The general syntax is:

wout=cut(win,ax_1,ax_2,...);

where ax_1 etc. take the form: - [lo,hi] for integration between two limits

[lo,step,hi] for a plot axis between given limits with a given step size
[step] for a plot axis taking the existing lo and hi and rebinning to a given step size,
[] for leaving the limits and step size of an axis unchanged.

smooth

A function that can be used on all dnd objects except d0d (for which it would be meaningless). It is currently not implemented for sqw objects.

wout=smooth(win)

This smooths the data win by convoluting it with a hat function of width 3 (the default width).

Alternatively

wout=smooth(win,[width_vector])
wout=smooth(win,[width_vector],function)

The vector [width_vector] contains n element for a n-dimensional object and gives the width of the convolution along each axis in terms of the number of bins. Alternatively you can supply a scalar, in which case the same width will be used for all axes. You can also choose with what function the data are convoluted. There are two choices for the argument function, either ‘hat’ or ‘gaussian’.

mask

wout=mask(win,mask_array)

Apply a mask to points in an n-dimensional dataset win. The masked out points have their intensity set to NaN, errorbar set to zero and npix field set to zero. The points to mask are defined by mask_array, which should be an array the same size as the intensity array of win, consisting of 1s and 0s where data are to be retained or masked respectively.

mask_points

A function to generate a suitable mask array (see above) for an n-dimensional dataset.

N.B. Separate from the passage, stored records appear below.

class _SequenceRunner:

    def __init__(self, model, eng, B, H, W, training, true_hw=None):
        cfg = model.cfg
        self._model_ref = weakref.ref(model)
        self.eng, self.B, self.H, self.W, self.training = eng, B, H, W, training
        p = cfg.patch
        self.nh, self.nw = H // p, W // p
        th, tw = true_hw or (H, W)
        self.hh, self.hw = th // p, tw // p
        self.swap = th > tw
        self.P, self.E = self.nh * self.nw, cfg.enc_dim
        dev = eng.device
        self.img_pair = torch.empty(2 * B, 3, H, W, device=dev)
        self.img_next = torch.empty(B, 3, H, W, device=dev)
        self.feat_pre = torch.empty(B, self.P, self.E, device=dev)
        self.featpair = torch.empty(2 * B, self.P, self.E, device=dev)
        self.feat1, self.feat2 = self.featpair[:B], self.featpair[B:]
        self.fuse = torch.empty(B, self.P, self.E, device=dev)
        self.packed_feats = eng.packed_attn
        self.feats_p = None
        self.featpair_p = ops.PackedAct.group(2, B * self.P, self.E, torch.bfloat16, dev) if self.packed_feats else None
        self.fuse_p = ops.PackedAct(B * self.P, self.E, torch.bfloat16, dev) if self.packed_feats else None
        self.k1 = torch.empty(B, self.P, self.E, device=dev)
        self.k2 = torch.empty(B, self.P, self.E, device=dev)
        self.v = torch.empty(B, self.P, self.E, device=dev)
        self.mem = None
        self.k2_aux = (None, None)
        self.graphs = collections.OrderedDict()
        self.graph_bytes = 0
        self.seen = set()
        self.length_keys, self.length_keys_eager = set(), False
        self.out = None
        self._scores_to_host = False
        self.batched = False
        self.img_all = self.feats = None
        self.defer2 = False
        self.seq_dec2 = None
        self.dec2_hooks = None
        self.head2_out = {}

    @property
    def model(self):
        m = self._model_ref()
        if m is None:
            raise RuntimeError("the Spann3R model this runner belongs to is gone")
        return m

    def ensure_memory(self, n_frames):
        need = (n_frames - 1) * self.P if self.training else 4000 + 8 * self.P
        if self.mem is None or self.mem.cap < need:
            self.mem = SpatialMemory(self.eng, self.B, self.P, capacity=need, attn_thresh=0.0 if self.training else 5e-4, device_state=True)
            self.graphs.clear()
            self.graph_bytes = 0
            self.seen.clear()
            self.length_keys, self.length_keys_eager = set(), False
        self.mem.reset()
        return self.mem

    ENC_CHUNK_ROWS = 16

    def encode_sequence(self, frames, use_graphs):
        B, n = self.B, len(frames)
        if self.feats is None or self.feats.shape[0] < n * B:
            self.img_all = torch.empty(n * B, 3, self.H, self.W, device=self.eng.device)
            self.feats = torch.empty(n * B, self.P, self.E, device=self.eng.device)
            self.feats_p = ops.PackedAct.group(n, B * self.P, self.E, torch.bfloat16, self.eng.device) if self.packed_feats else None
            self._drop_graphs(lambda k: k[0] in ("enc", "head2"))
            self.seen = {k for k in self.seen if k[0] not in ("enc", "head2")}
        slots = [(f["img"], self.img_all[i * B:(i + 1) * B]) for i, f in enumerate(frames)]
        fast = [p for p in slots if p[0].is_cuda and p[0].dtype == torch.float32 and p[0].is_contiguous() and p[0].shape == p[1].shape]
        for c0 in range(0, len(fast), 8):
            ops.copy_multi(fast[c0:c0 + 8])
        for src, dst in slots:
            if not any(src is q[0] for q in fast):
                dst.copy_(src)
        per = max(1, self.ENC_CHUNK_ROWS // B)
        for c0 in range(0, n, per):
            c1 = min(n, c0 + per)
            img, out = self.img_all[c0 * B:c1 * B], self.feats[c0 * B:c1 * B]
            outp = self.feats_p.at(c0) if self.feats_p is not None else None
            self._graphed(("enc", c0, c1), lambda: self.eng.encode_image(img, out=out, tag="_seq", out_packed=outp, group_rows=B * self.P),
                          use_graphs)
        self.batched = True

    HEAD_CHUNK = 16

    def enable_deferred_head2(self, n_frames):
        rows = (n_frames - 1) * self.B * self.P
        D = self.model.cfg.dec_dim
# ... 19 lines not shown
            for j, t in enumerate(self.seq_dec2):
                dec[hk[j + 1]] = t[c0 * B * P:c1 * B * P]
            key = ("head2", c0, c1)

            def fn(dec=dec, key=key, nb=(c1 - c0) * B):
                pts, conf, _ = self.eng.dpt_head(dec, nb, self.hh, self.hw, 2)
                self.head2_out[key] = (pts, conf)
            self._graphed(key, fn, use_graphs)
            pts, conf = self.head2_out[key]
            pts, conf = pts.clone(), conf.clone()
            for j in range(c1 - c0):
                outs.append((pts[j * B:(j + 1) * B], conf[j * B:(j + 1) * B]))
        return outs

    def begin_outputs(self, n_steps):
        self._out_slabs, self._out_steps, self._out_i = None, n_steps, 0
        if self.mem is not None and self.mem.state is None and not self.length_keys_eager:
            per_step = 1 if self.model.single_graph_step else 2
            if n_steps * per_step > self.MAX_GRAPHS - 4:
                self.length_keys_eager = True
                self._drop_graphs(lambda k: k in self.length_keys)

    def _step_outputs(self, srcs):
        if getattr(self, "_out_steps", 0) <= 0 or self._out_i >= self._out_steps:
            return [torch.empty_like(t) for t in srcs]
        if self._out_slabs is None or len(self._out_slabs) != len(srcs):
            self._out_slabs = [t.new_empty((self._out_steps,) + tuple(t.shape)) for t in srcs]
        i, self._out_i = self._out_i, self._out_i + 1
        return [slab[i] for slab in self._out_slabs]

    def pair_copies(self, i):
        B = self.B
        pairs = [(self.feats[i * B:(i + 2) * B], self.featpair)]
        if self.feats_p is not None:
            st = self.feats_p.stride
            pairs.append((self.feats_p.data.view(-1)[i * st:(i + 2) * st], self.featpair_p.data.view(-1)[:2 * st]))
        return pairs

    def load_pair(self, i):
        ops.copy_multi(self.pair_copies(i))

    def _drop_graphs(self, pred):
        for k in [k for k in self.graphs if pred(k)]:
            self.graph_bytes -= self.graphs.pop(k)[1]

    MAX_GRAPHS = 16
    MAX_GRAPH_BYTES = 1 << 30

    def _graphed(self, key, fn, use_graphs, per_length=False):
        if per_length and use_graphs and not self.length_keys_eager and key not in self.graphs and key in self.seen \
                and len(self.graphs) >= self.MAX_GRAPHS - 2:
            self.length_keys_eager = True
            self._drop_graphs(lambda k: k in self.length_keys)
        if per_length:
            self.length_keys.add(key)
        if not use_graphs or (per_length and self.length_keys_eager):
            fn()
        elif key in self.graphs:
            self.graphs.move_to_end(key)
            self.graphs[key][0].replay()
        elif key in self.seen:
            if getattr(self, "_pool", None) is None or not self.graphs:
                self._pool = torch.cuda.graph_pool_handle()
            if getattr(self, "_capture_stream", None) is None:
                self._capture_stream = torch.cuda.Stream()
            before = torch.cuda.memory_allocated()
            g = torch.cuda.CUDAGraph()
            import gc
            gc_was = gc.isenabled()
            gc.disable()
            main = torch.cuda.current_stream()
            cap = self._capture_stream
            cap.wait_stream(main)
            try:
                with torch.cuda.stream(cap):
                    g.capture_begin(self._pool, capture_error_mode="thread_local")
                    try:
                        fn()
                    finally:
                        g.capture_end()
            finally:
                if gc_was:
                    gc.enable()
            main.wait_stream(cap)
            nbytes = max(0, torch.cuda.memory_allocated() - before)
            self.graphs[key] = (g, nbytes)
            self.graph_bytes += nbytes
            while len(self.graphs) > self.MAX_GRAPHS or (self.graph_bytes > self.MAX_GRAPH_BYTES and len(self.graphs) > 1):
                _, (old, ob) = self.graphs.popitem(last=False)
                self.graph_bytes -= ob
                del old
            g.replay()
        else:
            self.seen.add(key)
            fn()

    def _part1(self, first, has_next):
        eng, mem, B, P, E = self.eng, self.mem, self.B, self.P, self.E
        main = torch.cuda.current_stream()
        st = eng.side_streams()
        packed = self.packed_feats and self.model.packed_features and self.batched and self.feats_p is not None
        p1 = p2 = f1p = None
        if packed:
            p1, p2 = self.featpair_p.at(0), self.featpair_p.at(1)
        if first:
            if not self.batched:
                eng.encode_image(self.img_pair, out=self.featpair)
            f1, f1p = self.feat1, p1
        else:
            if not self.batched:
                ops.copy2d(self.feat2, E, self.feat1, E, B * P, E)
                ops.copy2d(self.feat_pre, E, self.feat2, E, B * P, E)
            mem.memory_read(self.k2, self.fuse, *(self.k2_aux if B == 1 else (None, None)), defer_attn=True,
                            out_packed=self.fuse_p if packed else None)
            f1 = self.fuse
            f1p = self.fuse_p if (packed and mem.wrote_packed) else None
        if has_next:
            st[3].wait_stream(main)
            with torch.cuda.stream(st[3]):
                eng.encode_image(self.img_next, out=self.feat_pre, tag="_pre")
        if eng.packed_attn and self.model.grouped_decoder:
            dec1, dec2 = eng.decoder_grouped(f1, self.feat2, B, self.nh, self.nw, f1p=f1p, f2p=p2 if f1p is not None else None)
            self.k2_aux = eng.encode_feat_keys_grouped(self.feat1, self.feat2, dec1[-1], dec2[-1], B * P, self.k1, self.k2,
                                                       feat1p=p1, feat2p=p2)
        else:
            if self.model.decoder_streams:
                dec1, dec2 = eng.decoder(f1, self.feat2, B, self.nh, self.nw, self.nh, self.nw, streams=st)
                st[2].wait_stream(main)
                with torch.cuda.stream(st[2]):
                    self.k2_aux = eng.encode_feat_key(self.feat2, dec2[-1], B * P, 2, self.k2, aux=True)
                eng.encode_feat_key(self.feat1, dec1[-1], B * P, 1, self.k1)
                main.wait_stream(st[2])
            else:
                dec1, dec2 = eng.decoder(f1, self.feat2, B, self.nh, self.nw, self.nh, self.nw, streams=None)
                self.k2_aux = eng.encode_feat_key(self.feat2, dec2[-1], B * P, 2, self.k2, aux=True)
                eng.encode_feat_key(self.feat1, dec1[-1], B * P, 1, self.k1)
        if not self.training and mem.sim_needed():
            mem.sim_scores(self.k1, to_host=self._scores_to_host and mem.state is not None)
        if has_next:
            main.wait_stream(st[3])
        self.dec = (dec1, dec2)
        self.dec2_hooks = [dec2[h] for h in self.model.cfg.hooks[1:]]

    def _part2(self):
        eng, mem, B = self.eng, self.mem, self.B
        dec1, dec2 = self.dec
        main = torch.cuda.current_stream()
        st = eng.side_streams()
        pts2 = conf2 = None
        if not self.defer2:
            st[2].wait_stream(main)
            with torch.cuda.stream(st[2]):
                pts2, conf2, _ = eng.dpt_head(dec2, B, self.hh, self.hw, 2)
        pts1, conf1, _ = eng.dpt_head(dec1, B, self.hh, self.hw, 1)
        if eng.cfg.use_feat:
            eng.encode_cur_value_feat(dec1[-1], self.v, self.k1,
                                      pos32=eng.positions(B, self.nh, self.nw)[1] if eng.cfg.mem_pos_enc else None)
        else:
            eng.encode_cur_value(pts1.swapaxes(1, 2) if self.swap else pts1, self.v, self.k1)
        mem.stage_write(self.k1, self.v)
        if not self.defer2:
            main.wait_stream(st[2])
        self.out = (pts1, conf1, pts2, conf2)

    def run(self, first, has_next, use_graphs, post_copies=()):
        mem = self.mem
        has_next = has_next and not self.batched
        gk = mem.graph_key()
        per_length = gk[0] not in ("s", "p")
        key = gk + (mem._cur, has_next, self.batched, self.defer2, self.model.grouped_decoder, self.model.packed_features)
        if not use_graphs and ops._prof is not None:
            ops._prof.step_begin()
        need_sim = not self.training and mem.sim_needed()
        if self.model.single_graph_step and use_graphs and ops._prof is None:
            if need_sim:
                mem.arm_score_poll()

            def whole():
                self._scores_to_host = need_sim
                try:
                    self._part1(first, has_next)
                finally:
                    self._scores_to_host = False
                if need_sim and mem.state is None:
                    mem.copy_scores_in_graph()
                self._part2()
            self._graphed(("whole", first, need_sim) + key, whole, use_graphs, per_length)
            if not first:
                mem.note_deferred_read()
        else:
            self._graphed(("first" if first else "step",) + key, lambda: self._part1(first, has_next), use_graphs, per_length)
            if not first:
                mem.note_deferred_read()
            if need_sim:
                mem.fetch_scores_async()
            self._graphed(("tail",) + key, self._part2, use_graphs, per_length)
        pts1, conf1, pts2, conf2 = self.out
        srcs = (pts1, conf1) + (() if pts2 is None else (pts2, conf2))
        outs = self._step_outputs(srcs)
        copies = list(zip(srcs, outs))
        copies += list(post_copies() if callable(post_copies) else post_copies)
        for c0 in range(0, len(copies), 8):
            ops.copy_multi(copies[c0:c0 + 8])
        res1 = {"pts3d": outs[0], "conf": outs[1]}
        res2 = {} if pts2 is None else {"pts3d": outs[2], "conf": outs[3]}
        if self.swap:
            res1 = {k: v.swapaxes(1, 2) for k, v in res1.items()}
            res2 = {k: v.swapaxes(1, 2) for k, v in res2.items()}
        if self.training:
            mem.commit()
            mem._push_state()
        else:
            mem.finish_staged(mem.sim_verdict() if need_sim else False)
        return res1, res2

[sel,ok,mess]=mask_points(win,'keep',xkeep)
[sel,ok,mess]=mask_points(win,'remove',xremove)
[sel,ok,mess]=mask_points(win,'mask',mask_array)
[sel,ok,mess]=mask_points(win,'keep',xkeep,'remove',xremove,'mask',mask_array)

The inputs are:

win is the input dataset
xkeep is the range of display axes to keep, e.g. [x1_lo,x1_hi,x2_lo,x2_hi,...,xn_lo,xn_hi]. Note also that more than one range can be specified for each dimension by writing [range_1; range_2;...]
xremove is the range of display axes to remove. Follows the same format as xkeep.
mask_array is an array of 1s and 0s with the same number of elements as the data array, with 1s for elements to keep and 0s for elements to remove. Note that this applies to the stored data, not the display axes (which can be switched around by manipulating the dax field).

The outputs are:

sel mask array the same size as data array, accounting for all of the ranges etc. input.
ok =true if the function worked, =false if it did not (e.g. if there was a problem with one of the inputs).
mess is a message string giving information about why the function failed. If ok==true then this is an empty string.

mask_runs

Remove all pixels from one or more runs from an sqw object. Useful, for example if one run from many in an sqw file is deemed to be spurious (e.g. detector noise, unknown sample orientation, etc.)

wout = mask_runs (win, runno)

The inputs are:

win is the sqw object to be masked (single object only, not array)
runno is the run number, or array of run numbers, in the sqw object to be masked. Convention is that run number 1 is the first file in the list when the sqw file was generated, and so on. Can be determined from inspection of win.header

The output is:

wout, the output sqw object with mask applied

section

Takes a section from an n-dimensional object

wout=section(win,[ax1_lo,ax1_hi],[ax2_lo,ax2_hi],...)

win is the input dnd or sqw object (except for d0d and 0-dimensional sqw objects), and the vectors [ax_lo,ax_hi] specify the lower and upper limits on each axis to retain. If just a zero is specified, e.g.

wout=section(win,[1,2],0,[3,4])

then the existing limits are retained. So for the above 3-dimensional example data along the first axis between 1 and 2 are retained, and data between 3 and 4 on the 3rd axis are retained, and all of the data along the second axis are retained.